──────── INFORMATION SHOWN

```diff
+    def role(self, x):
+        if x.data_ptr() == self.x_hat.data_ptr() and x.shape[0] == self.B:
+            return 'hat'
+        if x.data_ptr() == self.x_cat.data_ptr() and x.shape[0] == 2 * self.B:
+            return 'cat'
+        return None
+
+    def _launch(self, g, geom, w, bias, act, alpha):
+        B = self.B
+        Co, Ho, Wo = geom[4:7]
+        g3 = type(g)(*((3 * B,) + tuple(geom[1:11]) + (g.plan_wgs, g.plan_wgs_filter, g.plan_flags)))
+        stream = self.stream if self.stream is not None else torch.cuda.current_stream(self.x_cat.device)
+        with torch.cuda.stream(stream):
+            y = torch.empty((3 * B, Co, Ho, Wo), dtype=torch.float32, device=self.x_cat.device)
+            rc = _L().ggan_conv2d_fwd_joint_lerp(C.byref(g3), _p(self.x_cat), _p(self.alpha), _p(w), _p(bias), _p(y), _p(self.x_hat),
+                                                 act, alpha, _stream())
+            if rc == 1:
+                from .rows import row_lerp_into
+                self.refused = True
+                row_lerp_into(self.x_cat[B:], self.x_cat[:B], self.alpha, self.x_hat.detach())
+            else:
+                check(rc, 'ggan_conv2d_fwd_joint_lerp')
+                self.y = y
+            self.event = torch.cuda.Event()
+            self.event.record(stream)
+        self.stream = stream
+
+    def take(self, role, g, geom, w, bias, act, alpha):
+        key = (w.data_ptr(), bias.data_ptr() if bias is not None else 0, act, alpha, tuple(geom[1:11]))
+        if self.event is None:
+            self._launch(g, geom, w, bias, act, alpha)
+            self.key = key
+        if torch.cuda.current_stream(self.x_cat.device) != self.stream:
+            torch.cuda.current_stream(self.x_cat.device).wait_event(self.event)
+        if self.refused:
+            return None
+        if key != self.key or role in self.taken:
+            raise _lib_error('JointFirst: the two first-layer nodes of a critic step differ (%r / %r, %s taken twice?)' % (self.key, key, role))
+        self.taken.add(role)
+        return self.y[2 * self.B:] if role == 'hat' else self.y[:2 * self.B]
+
+
+def _lib_error(msg):
+    from .._lib import GganError
+    return GganError(msg)
 
 
 @_remembers_plan
@@ -53,10 +115,19 @@
         x, w = _c(x), _c(w)
         assert tuple(x.shape) == (N, Ci, H, W) and tuple(w.shape) == (geom[7], geom[7], Ci, Co), (x.shape, w.shape, geom)
         ctx.grad_rows = int(grad_rows) if grad_rows else None
+        ws = workspace(x.device)
+        g = _geom(geom)
+        bp = _p(_c(bias)) if bias is not None else _p(None)
+        joint = JOINT[0]
+        role = joint.role(x) if (joint is not None and pend is None) else None
+        if role is not None:
+            y = joint.take(role, g, geom, w, _c(bias) if bias is not None else None, act, alpha)
+            if y is not None:
+                ctx.geom, ctx.act, ctx.alpha, ctx.has_bias = geom, act, alpha, bias is not None
+                ctx.w_param, ctx.b_param = _is_param(w), _is_param(bias)
+                ctx.save_for_backward(x, w, y if act != ACT_NONE else None)
+                return y
         y = torch.empty((N, Co, Ho, Wo), dtype=torch.float32, device=x.device)
-        ws = workspace(x.device)
-        g = _geom(geom)
-        bp = _p(_c(bias)) if bias is not None else _p(None)
         if pend is not None:
             rt, ca, cb, off = pend.ring
             nz = _p(_c(pend.noise)) if pend.noise is not None else _p(None)
diff --git a/graphical_gan_amd/functional/rows.py b/graphical_gan_amd/functional/rows.py
--- a/graphical_gan_amd/functional/rows.py
+++ b/graphical_gan_amd/functional/rows.py
@@ -739,6 +739,14 @@
 
 
 
+def row_lerp_into(x, y, alpha, out):
+    x, y, alpha = _c(x), _c(y), _c(alpha)
+    rows = x.shape[0]
+    assert out.is_contiguous() and out.shape == x.shape == y.shape, (out.shape, x.shape, y.shape)
+    check(_L().ggan_row_lerp(_p(x), _p(y), _p(alpha), _p(out), rows, x.numel() // rows, _stream()), 'ggan_row_lerp')
+    return out
+
+
 @_skip_undefined
 class RowLerp(Function):
 
@@ -746,8 +754,7 @@
     def forward(ctx, x, y, alpha):
         x, y, alpha = _c(x), _c(y), _c(alpha)
         rows, cols = x.shape
-        out = torch.empty_like(x)
-        check(_L().ggan_row_lerp(_p(x), _p(y), _p(alpha), _p(out), rows, cols, _stream()), 'ggan_row_lerp')
+        out = row_lerp_into(x, y, alpha, torch.empty_like(x))
         ctx.save_for_backward(alpha)
         return out
 
diff --git a/graphical_gan_amd/models.py b/graphical_gan_amd/models.py
--- a/graphical_gan_amd/models.py
+++ b/graphical_gan_amd/models.py
@@ -587,11 +587,19 @@
             if self._side is None:
                 self._side = F.shared_stream(real_x.device, 'side')
             self._gp_stream = self._side
+            if c.fuse and F._adjacent(fake_x, real_x) and not os.environ.get('GGAN_NO_JOINT_FIRST'):
+                on_main = bool(os.environ.get('GGAN_JOINT_FIRST_ON_MAIN'))
+                if on_main:
+                    self.join_side(x_only=True)
+                F.JOINT[0] = F.JointFirst(F.JoinRows.apply(fake_x.detach(), real_x), feed['alpha'], stream=cur if on_main else None)
             self._gp_stream.wait_stream(cur)
             with torch.cuda.stream(self._gp_stream):
                 F.LATE_EXT[0] = late_gp
                 try:
                     gp_early = self._penalty(J, batched, real_x, fake_x, q_z, p_z, feed)
+                except BaseException:
+                    F.JOINT[0] = None
+                    raise
                 finally:
                     F.LATE_EXT[0] = False
         hint, hkind = None, 'bce'
@@ -605,9 +613,12 @@
             elif c.mode == 'wali-gp' and not c.K:
                 sg = -1.0 if which == 'gen' else 1.0
                 hint, hkind = [(c.B, 0.0, sg), (c.B, 0.0, -sg)], 'mean'
-        with (lib.frozen('Discriminator') if which == 'gen' else lib.frozen()), F.head_bce_hint(hint, hkind):
-            d_fake, d_real = self._critic(batched, real_x, q_z, p_z, fake_x, onehot if c.K else None, q_k if c.K else None,
-                                          detach=which == 'disc')
+        try:
+            with (lib.frozen('Discriminator') if which == 'gen' else lib.frozen()), F.head_bce_hint(hint, hkind):
+                d_fake, d_real = self._critic(batched, real_x, q_z, p_z, fake_x, onehot if c.K else None, q_k if c.K else None,
+                                              detach=which == 'disc')
+        finally:
+            F.JOINT[0] = None
         if gp_early is not None and not late_gp:
             torch.cuda.current_stream(real_x.device).wait_stream(self._gp_stream)
         gen_params, disc_params = self._var_lists()
@@ -655,7 +666,7 @@
         with (lib.second_leaf() if batched else lib.frozen()):
             return J.gradient_penalty(lambda xx, zz: self.Discriminator(xx, zz, twice=True), real_x, fake_x.detach() if batched else fake_x,
                                       q_z.detach() if batched else q_z, p_z.detach() if batched else p_z, feed['alpha'],
-                                      input_grad=self.DiscriminatorInputGrad if self.penalty_seed_ok() else None)
+                                      input_grad=self.DiscriminatorInputGrad if self.penalty_seed_ok() else None, joint=F.JOINT[0])
 
     def _critic(self, batched, real_x, q_z, p_z, fake_x, onehot, q_k, detach=True):
         c = self.cfg
diff --git a/graphical_gan_amd/tflib/objs/gan_inference.py b/graphical_gan_amd/tflib/objs/gan_inference.py
--- a/graphical_gan_amd/tflib/objs/gan_inference.py
+++ b/graphical_gan_amd/tflib/objs/gan_inference.py
@@ -159,9 +159,9 @@
     return gen_cost, disc_cost, TrainOp(gen_opt, gen_cost), TrainOp(disc_opt, disc_cost)
 
 
-def gradient_penalty(critic, real_x, fake_x, q_z, p_z, alpha, lam=10., input_grad=None):
+def gradient_penalty(critic, real_x, fake_x, q_z, p_z, alpha, lam=10., input_grad=None, joint=None):
     import torch
-    x_hat = F.RowLerp.apply(real_x, fake_x, alpha)
+    x_hat = joint.x_hat if joint is not None else F.RowLerp.apply(real_x, fake_x, alpha)
     z_hat = F.RowLerp.apply(q_z, p_z, alpha)
     if not x_hat.requires_grad:
         x_hat.requires_grad_(True)
diff --git a/include/ggan.h b/include/ggan.h
--- a/include/ggan.h
+++ b/include/ggan.h
@@ -143,6 +143,8 @@
 int ggan_conv2d_fwd_cast_ring(const ggan_conv_geom* g, const int32_t* ring, int nslots, const int32_t* ctr_a, const int32_t* ctr_b, int offset,
                               const float* noise , float div, float mul, float* x_out, const float* w,
                               const float* bias , float* y, int act, float alpha, ggan_stream_t stream);
+int ggan_conv2d_fwd_joint_lerp(const ggan_conv_geom* g, const float* x, const float* alpha, const float* w,
+                               const float* bias , float* y, float* x_hat, int act, float act_alpha, ggan_stream_t stream);
 int ggan_mix_mean(const float* k, const float* mu, const float* noise, float* out, int B, int K, int D, ggan_stream_t stream);
 int ggan_axpby(const float* x, const float* y, float* out, size_t n, float a, float b, float c,
                ggan_stream_t stream);
```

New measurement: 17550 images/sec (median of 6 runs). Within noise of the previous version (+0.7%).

────────────────

Search the listing for the word "objs". Copy every line in which it occurs.

diff --git a/graphical_gan_amd/tflib/objs/gan_inference.py b/graphical_gan_amd/tflib/objs/gan_inference.py
--- a/graphical_gan_amd/tflib/objs/gan_inference.py
+++ b/graphical_gan_amd/tflib/objs/gan_inference.py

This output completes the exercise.